Fear keeps people from doing lots of things in life.


----------



## Whip Morgan (May 26, 2011)

Bri, any word from the ex yet? Or responses from family?
_Posted via Mobile Device_


----------



## BigBri (Jul 22, 2011)

Not yet, dude.


----------



## Almostrecovered (Jul 14, 2011)

BigBri said:


> As to the "leaving" thing. I seem to get the sense, then... that most of you are staying ONLY for the sake of the kids and the interest in the mutual assets. And, not about LOVE? I've read elsewhere that its actually wrong for you to stay for the sake of the children, because it(animosity/resentment) eventually gets shifted onto the children through what they call- _TRANSFERENCE_. I'm sure the children can sense something is not right between their parents... children are quite perceptive. As to the assets... wouldn't taking a financial "hit," be worth all the aggravation? A new beginning. Reading all these posts, I seem to get the feeling that the reason for _not_ leaving is that people are scared to let go and start over again. They're scared of being alone. Correct me if I'm wrong.


quite the contrary for me
first thing I said to my wife when I discovered the truth-

"You have one week on the couch to either find a place or move back to your mother, I am filing for divorce tomorrow"

I hadn't even considered reconciling at that point

but she said she would do anything

and she did

and I'm glad she did because my marriage is better than ever (aside from some trust issue obviously)

We have kids but I would rather have them in stable divorced environment than a married hell if it had to come to that, but I loved her and she was willing to do what it took to show me again that she loved me. We built a life together and have been together since 1994. That's too much to throw away without a second chance. But I wouldn't have given her that chance if it wasn't in earnest.
I know 3 years is a lot of time invested in your girlfriend and you probably were looking at marriage soon but it doesn't compare and if I was in your shoes I would toss her out too. My situation is different tho, and I hope you can see that. We all have different answers and different situations.


----------



## BigBri (Jul 22, 2011)

The intimacy part is something I'm not ever going to get over. It gives me the Heebie-jeebies, just thinking of even kissing her again... let alone having sex. Leaves a bad taste in my mouth, sorry. I know I was still having sex with her during her trysts- unbeknownst to me, but now that I know... I can't even fathom it.


----------



## Almostrecovered (Jul 14, 2011)

BigBri said:


> The intimacy part is something I'm not ever going to get over. It gives me the Heebie-jeebies, just thinking of even kissing her again... let alone having sex. Leaves a bad taste in my mouth, sorry. I know I was still having sex with her during her trysts- unbeknownst to me, but now that I know... I can't even fathom it.

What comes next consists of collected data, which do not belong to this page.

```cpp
extern "C" int lss_conv2d_pack_weights_ring_dgrad(const float* w_oihw, int Cout, int Cin, void* w_packed, void* stream) {
  LSS_CHECK_PTR(w_oihw); LSS_CHECK_PTR(w_packed);
  if (lss_conv2d_ring_packed_weight_bytes(Cin, Cout) == 0) return LSS_E_SHAPE;
  const size_t n = (size_t)Cout * Cin * 9;
  const int grid = (int)((n + 255) / 256 > 4096 ? 4096 : (n + 255) / 256);
  hipLaunchKernelGGL(pack_weights_ring_kernel<true>, dim3(grid), dim3(256), 0, lss_stream(stream), w_oihw, Cin, Cout,
                     reinterpret_cast<unsigned short*>(w_packed));
  return lss_launch_status();
}

int lss_conv_ring_launch(const void* x, const void* x2, const void* w_ring, const float* scale, const float* shift,
                         void* y, const float* head_w, const float* head_b, float* head_out, int head_n, int B, int H,
                         int W, int Cx, int C2, int up, int Cout, int relu, int wt, hipStream_t st) {
  if (!lss_conv2d_ring_ok(B, H, W, Cx, C2, up, Cout, head_n)) return LSS_E_SHAPE;
  if (relu != 0 && relu != 1) return LSS_E_LAYOUT;
  RingArgs a;
  a.x = reinterpret_cast<const unsigned short*>(x);
  a.x2 = reinterpret_cast<const unsigned short*>(x2);
  a.w = reinterpret_cast<const unsigned char*>(w_ring);
  a.scale = scale; a.shift = shift;
  a.y = reinterpret_cast<unsigned short*>(y);
  a.head_w = head_w; a.head_b = head_b; a.head_out = head_out; a.head_n = head_n;
  a.B = B; a.H = H; a.W = W; a.Cx = Cx; a.C2 = C2; a.up = up;
  a.Hin = H * up; a.Win = W * up; a.Cin = Cx + C2; a.Cout = Cout; a.relu = relu; a.wt = wt;
  a.ry = a.Hin > 1 ? (float)(H - 1) / (float)(a.Hin - 1) : 0.f;
  a.rx = a.Win > 1 ? (float)(W - 1) / (float)(a.Win - 1) : 0.f;
  a.SX = lss_cdiv(a.Win, RK_SW); a.SY = lss_cdiv(a.Hin, RK_SH);
  a.nstrips = B * a.SX * a.SY;
  a.nblk = Cout / 128;
  a.nch = a.Cin / RK_KC;
  a.stats = lss_env_device_ptr("LSS_RING_STATS");
  const bool fused = up > 1 || C2 > 0;
  const bool t22 = fused && a.Hin % RK_TH == 0 && a.Win % RK_TW == 0 &&
                   (int)(a.ry * (RK_TPH - 1) + 0.999f) + 2 <= RK_TSRC_H && (int)(a.rx * (RK_TPW - 1) + 0.999f) + 2 <= RK_TSRC_W;
  const dim3 g((a.nstrips + RK_NS - 1) / RK_NS * a.nblk), blk(RK_NWAVES * 64);
  if (head_n > 0) {
    if (t22) hipLaunchKernelGGL((conv_ring_kernel<1, true, 7, true>), g, blk, 0, st, a);
    else if (fused) hipLaunchKernelGGL((conv_ring_kernel<1, true, 7, false>), g, blk, 0, st, a);
    else hipLaunchKernelGGL((conv_ring_kernel<0, true, 8, false>), g, blk, 0, st, a);
  } else {
    if (t22) hipLaunchKernelGGL((conv_ring_kernel<1, false, 7, true>), g, blk, 0, st, a);
    else if (fused) hipLaunchKernelGGL((conv_ring_kernel<1, false, 7, false>), g, blk, 0, st, a);
    else hipLaunchKernelGGL((conv_ring_kernel<0, false, 8, false>), g, blk, 0, st, a);
  }
  return lss_launch_status();
}
```

Before: 12260 frames/s.

## Group weight ring slots into three-slab tap rows to cut consumer handshakes

Adds an SPS template parameter. With SPS=3, each weight-ring slot holds a full 3x3 tap row of three slabs, and the ring is three slots deep, so one ring cycle covers one input chunk. Consumers now wait on full flags and signal free flags once per three taps instead of every tap. They use constant LDS offsets per tap instead of recomputing slot addresses, and the producer issues 24 DMA pieces per fill. It also moves the MFMAs and flag atomics to inline asm with scalar-held addresses and adds nops for accumulator hazards. The cost is coarser producer/consumer granularity, which can expose more weight-load latency, and a changed LDS footprint.

```diff
diff --git a/lss2_multimodal_nu_amd/csrc/conv_ring.hip b/lss2_multimodal_nu_amd/csrc/conv_ring.hip
--- a/lss2_multimodal_nu_amd/csrc/conv_ring.hip
+++ b/lss2_multimodal_nu_amd/csrc/conv_ring.hip
@@ -40,10 +40,10 @@
 __device__ __attribute__((aligned(128))) unsigned char lss_ring_zero_page[128];
 __device__ int lss_ring_timeouts;
 
-template <int MODE, bool HEAD, int NSL, bool T22>
+template <int MODE, bool HEAD, int NSL, bool T22, int SPS>
 struct RingLds {
   static constexpr int RING = 0;
-  static constexpr int PATCH = NSL * RK_SLAB;
+  static constexpr int PATCH = NSL * SPS * RK_SLAB;
   static constexpr int PBUF = T22 ? RK_TPIECE * 1024 : 4 * RK_STRIP_PATCH;
   static constexpr int SRC = PATCH + 2 * PBUF;
   static constexpr int HEADX = SRC + (MODE == 1 ? (T22 ? RK_TSRC : 4 * RK_SRC_STRIP) : 0);
@@ -107,13 +107,16 @@
   bool ok[RK_NS];
 };
 
-template <int MODE, bool HEAD, int NSL, bool T22>
+template <int MODE, bool HEAD, int NSL, bool T22, int SPS>
 __global__ __launch_bounds__(RK_NWAVES * 64, 3) void conv_ring_kernel(RingArgs a) {
   static_assert(!T22 || MODE == 1, "shared tile: fused upsample only");
-  using L = RingLds<MODE, HEAD, NSL, T22>;
+  using L = RingLds<MODE, HEAD, NSL, T22, SPS>;
   constexpr int PW = T22 ? RK_TPW : RK_PW;
   constexpr int LA = NSL - 2;
+  constexpr int SLOTB = SPS * RK_SLAB, NPC = SPS * 8;
   static_assert(NSL >= 3 && NSL <= 8, "ring depth");
+  static_assert(SPS == 1 || (SPS == 3 && NSL == 3), "a three-slab slot is a tap row and the ring one chunk");
+  static_assert((LA + 1) * NPC < 64, "the pieces in flight must fit the 6-bit vmcnt");
   static_assert(L::TOTAL <= 160 * 1024, "LDS of one CU");
   __shared__ __attribute__((aligned(1024))) unsigned char smem[L::TOTAL];
   const int tid = threadIdx.x, lane = tid & 63;
@@ -174,20 +177,26 @@
     const unsigned char* wsrc = a.w + (size_t)T.nb * a.nch * 9 * RK_SLAB + lane * 16;
     int slot = 0, gen = 1, pslot = 0, pgen = 1, inflight = 0;
     auto publish_oldest = [&]() {
-      switch (inflight) {
-        case 1: lss_wait_vmcnt<0>(); break;
-        case 2: lss_wait_vmcnt<8>(); break;
-        case 3: lss_wait_vmcnt<16>(); break;
-        case 4: lss_wait_vmcnt<24>(); break;
-        case 5: lss_wait_vmcnt<32>(); break;
-        case 6: lss_wait_vmcnt<40>(); break;
-        default: lss_wait_vmcnt<48>(); break;
+      if constexpr (SPS == 3) {
+        if (inflight == 1) lss_wait_vmcnt<0>();
+        else lss_wait_vmcnt<NPC>();
+      } else {
+        switch (inflight) {
+          case 1: lss_wait_vmcnt<0>(); break;
+          case 2: lss_wait_vmcnt<8>(); break;
+          case 3: lss_wait_vmcnt<16>(); break;
+          case 4: lss_wait_vmcnt<24>(); break;
+          case 5: lss_wait_vmcnt<32>(); break;
+          case 6: lss_wait_vmcnt<40>(); break;
+          default: lss_wait_vmcnt<48>(); break;
+        }
       }
       rk_set(flags + F_FULL_W + pslot, pgen, lane);
       if (++pslot == NSL) { pslot = 0; ++pgen; }
       --inflight;
     };
-    for (int i = 0; i < nsteps; ++i) {
+    const int nfill = nsteps / SPS;
+    for (int i = 0; i < nfill; ++i) {
       if (gen > 1) {
         int spins = 0;
         while (rk_peek(flags + F_FREE_W + slot) < RK_NCONS * (gen - 1)) {
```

understandable and I understand not everyone can do what I have done
and it's one of the lingering problems I have to deal with (picturing what they have done), but it gets better and I can truly say it was worth it


----------



## BigBri (Jul 22, 2011)

...and here it is-

GF: _*"!**** U! !**** U! !**** U! ur not gonna get away with this!"*_

I knew it was a matter of time.


----------



## it-guy (Jan 6, 2011)

Don't take my "this thread is fun" comment at me downplaying your situation. I mean to say it is entertaining for me to watch you have your way with the POS OM. As mentioned above....we cannot all do that. Those of us who choose to stay in the relationship can't just burn every bridge in town.....even though we really want to.

You have chosen to not stay in the relationship.....so you can...within reason...do whatever you want to do.
_Posted via Mobile Device_


----------



## BigBri (Jul 22, 2011)

Don't sweat it, dude.


----------



## it-guy (Jan 6, 2011)

And just think...your girlfriend is almost as mad as you. Almost that is.....
_Posted via Mobile Device_


----------



## Whip Morgan (May 26, 2011)

Yeah, she is more upset that you destroyed her fantasy world, rather than destroying your relationship and hurting you. 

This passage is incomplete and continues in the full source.